RFC: RFC 3947, with a non-z/OS remote security endpoint.

RFC_zOS: RFC 3947, with a z/OS® remote security endpoint.

IKEv2: RFC 5996, with a non-z/OS remote security endpoint.

IKEv2_zOS: RFC 5996, with a z/OS remote security endpoint.

n/a: NAT traversal is not supported for phase 1 SAs that use IPv6 addresses. This field has the value n/a.

None: No NAT Traversal support.

NATInFrntLclScEndPnt: Indicates whether or not a NAT has been detected in front of the local security endpoint. NAT traversal is not supported for phase 1 SAs using IPv6 addresses. In this case, the field has the value n/a.
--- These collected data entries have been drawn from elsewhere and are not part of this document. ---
enum { L_NT = 0, L_TT = 1 };
enum { E_PLAIN = 0, E_BIAS = 1, E_GELU = 2, E_DGELU = 3, E_F32 = 4 };
// ... 72 lines not shown
      o1 = (uint32_t)(x * 128 + 16 * ((4 + g) ^ h));
    } else {
      const int q = (lane >> 2) & 3, p = lane & 3;
      o0 = (uint32_t)((8 * g + q) * 512 + 16 * (p >> 1) + 8 * (p & 1));
      o1 = (uint32_t)tt_f(8 * g + q);
    }
  }
  template <int S>
  __device__ __forceinline__ u16x8 read(lds_cchar* op, int blk) const {
    if (LAYOUT == L_NT) {
      return *(const lds_u16x8*)(op + blk * 16 * 128 + (S ? o1 : o0));
    } else {
      const uint32_t a = o0 + S * 32 * 512 + 16 * ((uint32_t)(2 * blk) ^ o1);
      const v4i16 x = __builtin_amdgcn_ds_read_tr16_b64_v4i16((lds_v4i16*)(op + a));
      const v4i16 y = __builtin_amdgcn_ds_read_tr16_b64_v4i16((lds_v4i16*)(op + a + 2048));
      return __builtin_bit_cast(u16x8, __builtin_shufflevector(x, y, 0, 1, 2, 3, 4, 5, 6, 7));
    }
  }
};

struct GemmArgs {
  const bf16_t* A;
  const bf16_t* B;
  void* C;
  const bf16_t* bias;
  const bf16_t* aux;
  bf16_t* aux_out;
  float* ws;
  int M, N, K;
  int64_t lda, ldb, ldc;
  int k_per_split;
  int xpr;
  int grp;
};

__device__ __forceinline__ void tile_of(const GemmArgs& p, int id, int ntiles, int& tm, int& tn) {
  const int mt = p.M / TM, nt = p.N / TN;
  const int xcd = id & 7, loc = id >> 3;
  if (p.xpr > 0) {
    const int xpc = 8 / p.xpr, rb = mt / p.xpr, cb = nt / xpc, g = p.grp, per = g * cb;
    tm = (xcd / xpc) * rb + (loc / per) * g + loc % g;
    tn = (xcd % xpc) * cb + (loc % per) / g;
  } else {
    const int q8 = ntiles >> 3, r8 = ntiles & 7;
    const int t = (xcd < r8 ? xcd * (q8 + 1) : r8 * (q8 + 1) + (xcd - r8) * q8) + loc;
    tm = t / nt;
    tn = t % nt;
  }
}

template <int LAYOUT, int EPI>
__global__ __launch_bounds__(NTH, 1) void gemm_kernel(GemmArgs p) {
  __shared__ __attribute__((aligned(16))) char smem[2 * STB];
  lds_cchar* const lds = (lds_cchar*)(lds_void*)smem;
  const uint32_t lds_addr = (uint32_t)(uintptr_t)(lds_void*)smem;
  const int tid = threadIdx.x, w = tid >> 6, lane = tid & 63;
  const int wr = w >> 1, wc = w & 1;
  const int ntiles = (int)gridDim.x;
  int tm, tn;
  tile_of(p, blockIdx.x, ntiles, tm, tn);
  const int m0 = tm * TM, n0 = tn * TN;
  const int kbeg = blockIdx.y * p.k_per_split;
  const int T = min(p.K - kbeg, p.k_per_split) / KB;

  Dma<LAYOUT> da, db;
  da.init(p.lda, w, lane);
// ... 188 lines not shown
      __syncthreads();
      p.ws[(int64_t)tm * p.N + n0 + tid] = red[tid] + red[256 + tid];
    }
  }
  }
}

}
#include "gemm_kloop.inc"
namespace {

constexpr int RING = 2 * STB;
constexpr int STAGE_BYTES = 32768;
constexpr int SMEM3 = RING + STAGE_BYTES;

template <int I, int N, class F>
__device__ __forceinline__ void sfor(F&& f) {
  if constexpr (I < N) {
    f(std::integral_constant<int, I>{});
    sfor<I + 1, N>(f);
  }
}

template <int K>
__device__ __forceinline__ f32x4 acc_tile() {
  float x, y, z, w;
  asm volatile("v_accvgpr_read_b32 %0, a%c4\n\tv_accvgpr_read_b32 %1, a%c5\n\t"
               "v_accvgpr_read_b32 %2, a%c6\n\tv_accvgpr_read_b32 %3, a%c7"
               : "=v"(x), "=v"(y), "=v"(z), "=v"(w)
               : "i"(4 * K), "i"(4 * K + 1), "i"(4 * K + 2), "i"(4 * K + 3));
  return f32x4{x, y, z, w};
}

__device__ __forceinline__ uint32_t stg_off(int q, int col) {
  return (uint32_t)(q * 512 + ((((col >> 3) ^ q) & 15) | ((col >> 3) & 16)) * 16 + (col & 7) * 2);
}
__device__ __forceinline__ int stg_row(int r, int q) { return 128 * (q >> 5) + 32 * r + (q & 31); }
__device__ __forceinline__ void stg_read(const char* img, u16x8 (&buf)[8], int w, int lane) {
#pragma unroll
  for (int it = 0; it < 8; ++it) {
    const int q = 16 * w + 2 * it + (lane >> 5), c16 = lane & 31;
    buf[it] = *reinterpret_cast<const u16x8*>(img + q * 512 + ((c16 ^ (q & 15)) & 15 | (c16 & 16)) * 16);
  }
}
typedef unsigned int u32x4 __attribute__((ext_vector_type(4)));
__device__ __forceinline__ __amdgpu_buffer_rsrc_t tile_rsrc(const bf16_t* base, int64_t ldc, int m0, int n0) {
  return __builtin_amdgcn_make_buffer_rsrc((void*)(base + (int64_t)m0 * ldc + n0), (short)0,
                                           (int)((255 * ldc + 256) * 2), 0x00020000);
}
__device__ __forceinline__ uint32_t stg_voff(int64_t ldc, int w, int lane) {
  return (uint32_t)(128 * (w >> 1) + 16 * (w & 1) + (lane >> 5)) * ((uint32_t)ldc * 2u) + (uint32_t)(lane & 31) * 16u;
}
__device__ __forceinline__ float row16_sum(float v) {
  v += __int_as_float(__builtin_amdgcn_update_dpp(0, __float_as_int(v), 0xB1, 0xF, 0xF, false));
  v += __int_as_float(__builtin_amdgcn_update_dpp(0, __float_as_int(v), 0x4E, 0xF, 0xF, false));
  v += __int_as_float(__builtin_amdgcn_update_dpp(0, __float_as_int(v), 0x141, 0xF, 0xF, false));
  v += __int_as_float(__builtin_amdgcn_update_dpp(0, __float_as_int(v), 0x140, 0xF, 0xF, false));
  return v;
}
__device__ __forceinline__ void stg_write_out(const u16x8 (&buf)[8], __amdgpu_buffer_rsrc_t rs, uint32_t vo,
                                              uint32_t ldc2, int r) {
#pragma unroll
  for (int it = 0; it < 8; ++it)
    __builtin_amdgcn_raw_buffer_store_b128(__builtin_bit_cast(u32x4, buf[it]), rs, (int)vo,
                                           (int)((32 * r + 2 * it) * ldc2), 0);
}
__device__ __forceinline__ void stg_fetch(u16x8 (&t)[8], __amdgpu_buffer_rsrc_t rs, uint32_t vo, uint32_t ldc2, int r) {
#pragma unroll
  for (int it = 0; it < 8; ++it)
    t[it] = __builtin_bit_cast(u16x8, __builtin_amdgcn_raw_buffer_load_b128(rs, (int)vo,
                                                                            (int)((32 * r + 2 * it) * ldc2), 0));
}
__device__ __forceinline__ void stg_put(char* img, const u16x8 (&t)[8], int w, int lane) {
#pragma unroll
  for (int it = 0; it < 8; ++it) {
    const int q = 16 * w + 2 * it + (lane >> 5), c16 = lane & 31;
    *reinterpret_cast<u16x8*>(img + q * 512 + ((c16 ^ (q & 15)) & 15 | (c16 & 16)) * 16) = t[it];
  }
}
__device__ __forceinline__ void stg_dma_round0(const bf16_t* src, int64_t ldc, int m0, int n0, uint32_t img_lds,
                                               int w, int lane) {
  const uint64_t base = (uint64_t)(uintptr_t)(src + (int64_t)m0 * ldc + n0);
  v4i rsrc;
  rsrc[0] = (int)(uint32_t)base;
  rsrc[1] = (int)((base >> 32) & 0xffff);
  rsrc[2] = (int)(uint32_t)((255 * ldc + 256) * 2);
  rsrc[3] = 0x00020000;
  const int hi = lane >> 5, p = lane & 31;
  const uint32_t row0 = (uint32_t)(128 * (w >> 1) + 16 * (w & 1));
  const uint32_t ldc2 = (uint32_t)ldc * 2u;
  uint32_t vo[8], so[8];
#pragma unroll
  for (int i = 0; i < 8; ++i) {
    const uint32_t c16 = (uint32_t)(((p ^ (2 * i + hi)) & 15) | (p & 16));
    vo[i] = (uint32_t)hi * ldc2 + c16 * 16u;
    so[i] = __builtin_amdgcn_readfirstlane((row0 + 2 * i) * ldc2);
  }
  const uint32_t m = __builtin_amdgcn_readfirstlane(img_lds + 16 * w * 512);
  asm volatile(
      "s_mov_b32 m0, %[m]\n\ts_nop 0\n\tbuffer_load_dwordx4 %[v0], %[rs], %[s0] offen lds\n\t"
      "s_add_u32 m0, m0, 1024\n\ts_nop 0\n\tbuffer_load_dwordx4 %[v1], %[rs], %[s1] offen lds\n\t"
      "s_add_u32 m0, m0, 1024\n\ts_nop 0\n\tbuffer_load_dwordx4 %[v2], %[rs], %[s2] offen lds\n\t"
      "s_add_u32 m0, m0, 1024\n\ts_nop 0\n\tbuffer_load_dwordx4 %[v3], %[rs], %[s3] offen lds\n\t"
      "s_add_u32 m0, m0, 1024\n\ts_nop 0\n\tbuffer_load_dwordx4 %[v4], %[rs], %[s4] offen lds\n\t"
      "s_add_u32 m0, m0, 1024\n\ts_nop 0\n\tbuffer_load_dwordx4 %[v5], %[rs], %[s5] offen lds\n\t"
      "s_add_u32 m0, m0, 1024\n\ts_nop 0\n\tbuffer_load_dwordx4 %[v6], %[rs], %[s6] offen lds\n\t"
      "s_add_u32 m0, m0, 1024\n\ts_nop 0\n\tbuffer_load_dwordx4 %[v7], %[rs], %[s7] offen lds"
      :
      : [m] "s"(m), [rs] "s"(rsrc), [v0] "v"(vo[0]), [v1] "v"(vo[1]), [v2] "v"(vo[2]), [v3] "v"(vo[3]),
        [v4] "v"(vo[4]), [v5] "v"(vo[5]), [v6] "v"(vo[6]), [v7] "v"(vo[7]), [s0] "s"(so[0]), [s1] "s"(so[1]),
        [s2] "s"(so[2]), [s3] "s"(so[3]), [s4] "s"(so[4]), [s5] "s"(so[5]), [s6] "s"(so[6]), [s7] "s"(so[7])
      : "memory", "scc");
}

NATInFrntRmtScEndPnt: Indicates whether or not a NAT has been detected in front of the remote security endpoint. NAT traversal is not supported for phase 1 SAs using IPv6 addresses. In this case, the field has the value n/a.

zOSCanInitP1SA: Indicates whether z/OS can initiate the initial phase 1 SA negotiation. NAT traversal is not supported for phase 1 SAs that use IPv6 addresses. In this case, the field has the value n/a.

AllowNat: Indicates whether NAT traversal support is enabled. This field indicates the configured setting of the AllowNat keyword. NAT traversal is not supported for phase 1 SAs that use IPv6 addresses. In this case, the field has the value n/a.

RmtNAPTDetected: Indicates whether or not a NAT in front of the remote security endpoint has been detected performing port address translation. The value Yes indicates that port address translation by a NAT in front of the remote security endpoint NAT has been detected; the value No indicates that it has not been detected. NAT traversal is not supported for phase 1 SAs that use IPv6 addresses. In this case, the field has the value n/a.

RmtUdpEncapPort: The UDP-encapsulated port number used by the remote security endpoint. This field is valid only for NAT-traversal tunnels. Otherwise, this field has the value n/a.